You can mix colours , also make a center piece and add to the center of the ring and it will look like these and lots more.
Benita


----------



## Naneast (Jun 12, 2011)

Beautiful work.. :sm24:


----------



## JanetLove2Knit (Sep 18, 2013)

Those are stunning. The last one is my favorite because it is pansy colors & it is a year- round decoration. Lovely work.


----------



## sandisnow44 (Jul 1, 2011)

These are very pretty. But I guess I missed a post somewhere. What are these for and what are they made of(from, with )???


----------



## crafterwantabe (Feb 26, 2013)

Benita, happy to see another post with your wonderful items.
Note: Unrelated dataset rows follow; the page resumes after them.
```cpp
static int forward_batch_impl(int wiring, const void* packed, int flags, const float* lrs, const float* fvs, const uint8_t* mks,
                              float* out, int n, int t, int h, int w, void* workspace, size_t workspace_bytes, void* stream) {
    const int y_only = flags & CRFP_DSV_Y_ONLY;
    if (kActBf16 && (flags & CRFP_DSV_STRICT_F32)) { set_error("dsv (bf16 storage): CRFP_DSV_STRICT_F32 belongs to the fp32 entry points"); return CRFP_E_UNSUPPORTED; }
    if (!dims_ok(n, t, h, w)) { set_error("dsv: need n,t>=1, h,w>=8 (got %d,%d,%d,%d)", n, t, h, w); return CRFP_E_BADARG; }
    Layout L(n, t, h, w, wiring);
    int rc = check_common(packed, n, t, h, w, workspace, workspace_bytes, L);
    if (rc) return rc;
    if (!lrs || !fvs || !mks || !out) { set_error("dsv_forward_clip: null tensor"); return CRFP_E_BADARG; }
    Runner R{model_for(y_only, flags & CRFP_DSV_STRICT_F32, wiring), (const float*)packed, (char*)workspace, L, (hipStream_t)stream};
    R.strict = (flags & CRFP_DSV_STRICT_F32) ? 1 : 0;
    const int TC = L.TC;
    SideStream* ssp = side_stream_enabled() && !prof_enabled() && !(flags & CRFP_DSV_SINGLE_STREAM) ? side_stream() : nullptr;
    hipStream_t main_s = (hipStream_t)stream;
    if (!ssp) {
        R.reset_state();
        const float* lq = R.lr_to_q4(lrs, n * t, 0, t);
        for (int i = 0; i < t && !R.rc; ++i) {
            if (i % TC == 0) {
                const int i1 = i + TC < t ? i + TC : t;
                R.clip_stage(lq, i, i1, 2);
                R.clip_stage(lq, i, i1, 1);
            }
            const Runner::FrameIO io = R.frame_io(i, lrs, fvs, mks, out, y_only);
            R.frame_pre(i & 1, i == 0, io);
            R.frame(i & 1, i == 0, io);
        }
        return R.rc;
    }
    SideStream& ss = *ssp;
    bool forked = false;
    auto join = [&]() {
        hipEvent_t ej = ss.event(0);
        if (forked && ej && hipEventRecord(ej, ss.s) == hipSuccess) (void)hipStreamWaitEvent(main_s, ej, 0);
    };
    auto fail = [&](const char* what) { join(); set_error("dsv_forward_clip: %s failed", what); return 1; };
    hipEvent_t ev_start = ss.event(0), ev_xlr = ss.event(1);
    if (!ss.ok) return fail("hipEventCreate");
    R.reset_state();
    const float* lq = R.lr_to_q4(lrs, n * t, 0, t);
    if (R.rc) return R.rc;
    if (hipEventRecord(ev_start, main_s) != hipSuccess || hipStreamWaitEvent(ss.s, ev_start, 0) != hipSuccess) return fail("fork");
    forked = true;
    R.clip_stage(lq, 0, TC < t ? TC : t, 1);
    if (hipEventRecord(ev_xlr, main_s) != hipSuccess) return fail("record");
    for (int i = 0; i < t && !R.rc; ++i) {
        hipEvent_t pre_done = ss.event(2 + 2 * i), main_done = ss.event(3 + 2 * i);
        if (!ss.ok) return fail("hipEventCreate");
        R.s = ss.s;
        if (i == 1) R.clip_stage(lq, 0, TC < t ? TC : t, 2);
        if (i > 0 && i % TC == 0) R.clip_stage(lq, i, i + TC < t ? i + TC : t, 3);
        if (i >= 2 && hipStreamWaitEvent(ss.s, ss.event(3 + 2 * (i - 2)), 0) != hipSuccess) return fail("wait");
        const Runner::FrameIO io = R.frame_io(i, lrs, fvs, mks, out, y_only);
        R.frame_pre(i & 1, i == 0, io, i == 0 ? ev_xlr : nullptr);
        if (hipEventRecord(pre_done, ss.s) != hipSuccess) return fail("record");
        R.s = main_s;
        if (hipStreamWaitEvent(main_s, pre_done, 0) != hipSuccess) return fail("wait");
        R.frame(i & 1, i == 0, io);
        if (hipEventRecord(main_done, main_s) != hipSuccess) return fail("record");
    }
    if (R.rc) join();
    return R.rc;
}

extern "C" {

int CRFP_API(crfp_dsv_forward_batch)(const void* packed, int flags, const float* lrs, const float* fvs, const uint8_t* mks,
                           float* out, int n, int t, int h, int w, void* workspace, size_t workspace_bytes, void* stream) {
    return forward_batch_impl(W_DSV, packed, flags, lrs, fvs, mks, out, n, t, h, w, workspace, workspace_bytes, stream);
}

int CRFP_API(crfp_cra_forward_batch)(const void* packed, int flags, const float* lrs, const float* fvs, const uint8_t* mks,
                           float* out, int n, int t, int h, int w, void* workspace, size_t workspace_bytes, void* stream) {
// ... 231 lines not shown
```

Before: 711.4 frames/s.
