template <int DEG>
__global__ void __launch_bounds__(kPreBwdBlock) sh_views_kernel(int P, int M, int V, const float* means, const float* campos,
                                                                const float* view_colors, float* d_shs) {
    extern __shared__ float s_sh[];
    constexpr int NC = (DEG + 1) * (DEG + 1);
    const int g0 = blockIdx.x * kPreBwdBlock;
    const int g = g0 + threadIdx.x;
    const int M3 = M * 3, ld = M3 + 1;
    const int rows = min(kPreBwdBlock, P - g0);
    float gsh[NC * 3];
#pragma unroll
    for (int k = 0; k < NC * 3; ++k) gsh[k] = 0.f;
    if (g < P) {
        const float x = means[3 * g], y = means[3 * g + 1], z = means[3 * g + 2];
        for (int v = 0; v < V; ++v) {
            const float* gcp = view_colors + 3 * ((int64_t)v * P + g);
            const float gc[3] = {gcp[0], gcp[1], gcp[2]};
            const float* cp = campos + 3 * v;
            const float dx = x - cp[0], dy = y - cp[1], dz = z - cp[2];
            const float len = sqrtf((dx * dx + dy * dy) + dz * dz);
            const float ux = dx / len, uy = dy / len, uz = dz / len;
            float bs[NC];
            sh_basis<DEG>(ux, uy, uz, bs);
#pragma unroll
            for (int k = 0; k < NC; ++k) {
// ... 68 lines not shown
    p.means = a.means3D; p.opac = a.opacities; p.shs = a.shs; p.colors = a.colors_precomp; p.scales = a.scales;
    p.rots = a.rotations; p.cov_pre = a.cov3D_precomp;
    p.rec = (float4*)(geom + L.rec); p.depth = (float*)(geom + L.depth); p.radii_inst = (int*)(geom + L.radii);
    p.tiles = (uint32_t*)(geom + L.tiles_touched); p.cov3D = (float*)(geom + L.cov3D);
    p.clamped = (uint8_t*)(geom + L.clamped); p.radii_out = a.radii;
    p.binfo = (uint2*)(geom + L.binfo);
    p.antialias = (a.flags & HS_FLAG_ANTIALIAS) != 0;
    p.act = (a.flags & HS_FLAG_RADIANCE_EXP) ? 1 : (a.flags & HS_FLAG_RADIANCE_SOFTPLUS) ? 2 : 0;
    p.depth_pairs = nullptr; p.counters = nullptr; p.ranges = nullptr; p.n_vtiles = 0;
    p.sort_zero = nullptr; p.n_sort_zero = 0; p.bits_at = 0; p.frame_tag = 0u;
    p.pair_zero = nullptr; p.n_pair_zero = 0;
    if ((a.stages & HS_STAGE_BIN) && a.binning) {
        char* bin = (char*)a.binning;
        p.depth_pairs = (uint2*)(bin + L.depth_pairs);
        p.counters = (hs_counters*)(geom + L.counters); p.ranges = (uint2*)(bin + L.ranges);
        p.n_vtiles = (int64_t)((d.W + kTile - 1) / kTile) * ((d.H + kTile - 1) / kTile) * d.n_poses;
        p.sort_zero = (uint32_t*)(bin + L.sort_tmp);
        p.n_sort_zero = depth_scratch_words((int64_t)d.P * d.n_poses);
        p.bits_at = kGhistWords + kDepthBitsAt;
        p.frame_tag = frame_tag;
        p.pair_zero = (uint32_t*)(bin + L.pair_sort_tmp);
        p.n_pair_zero = pair_scratch_words((int64_t)d.P * d.n_poses, d.capacity,
                                           sort_passes(tile_bits((uint32_t)p.n_vtiles)));
    }
    if (d.n_poses > 1 && d.P > 0) fill_i32_kernel<<<ceil_div((int64_t)d.P, 1024), 256, 0, s>>>(a.radii, (int64_t)d.P, 0);
    const int grid = (int)(ceil_div(ceil_div((int64_t)d.P, 256), 8) * 8 * d.n_poses);
    const int deg = a.colors_precomp ? 0 : d.sh_degree;
    switch (deg) {
        case 0: preprocess_fwd_kernel<0><<<grid, 256, 0, s>>>(p); break;
        case 1: preprocess_fwd_kernel<1><<<grid, 256, 0, s>>>(p); break;
        case 2: preprocess_fwd_kernel<2><<<grid, 256, 0, s>>>(p); break;
        default: preprocess_fwd_kernel<3><<<grid, 256, 0, s>>>(p); break;
    }
    HS_LAUNCH_CHECK();
    return HS_OK;
}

These are so cute!!!! Thanks for sharing.


----------



## Gaildh (Jan 15, 2015)

Those are great


----------



## benita1945 (Apr 18, 2014)

I will be here from time to time as I am so busy now with my paper in the front page of the local News that I have lots of enquiries . All my classes are FREE so I guess they know that they dont have to have money to join the group . 

Benita


----------



## benita1945 (Apr 18, 2014)

Puppies101 said:


> What do you do with them after you crochet around them?


See the other pages I posted and you will see the results

Benita


----------



## benita1945 (Apr 18, 2014)

See the rest of my Breakaway Seals entries and you will know what to do with them. 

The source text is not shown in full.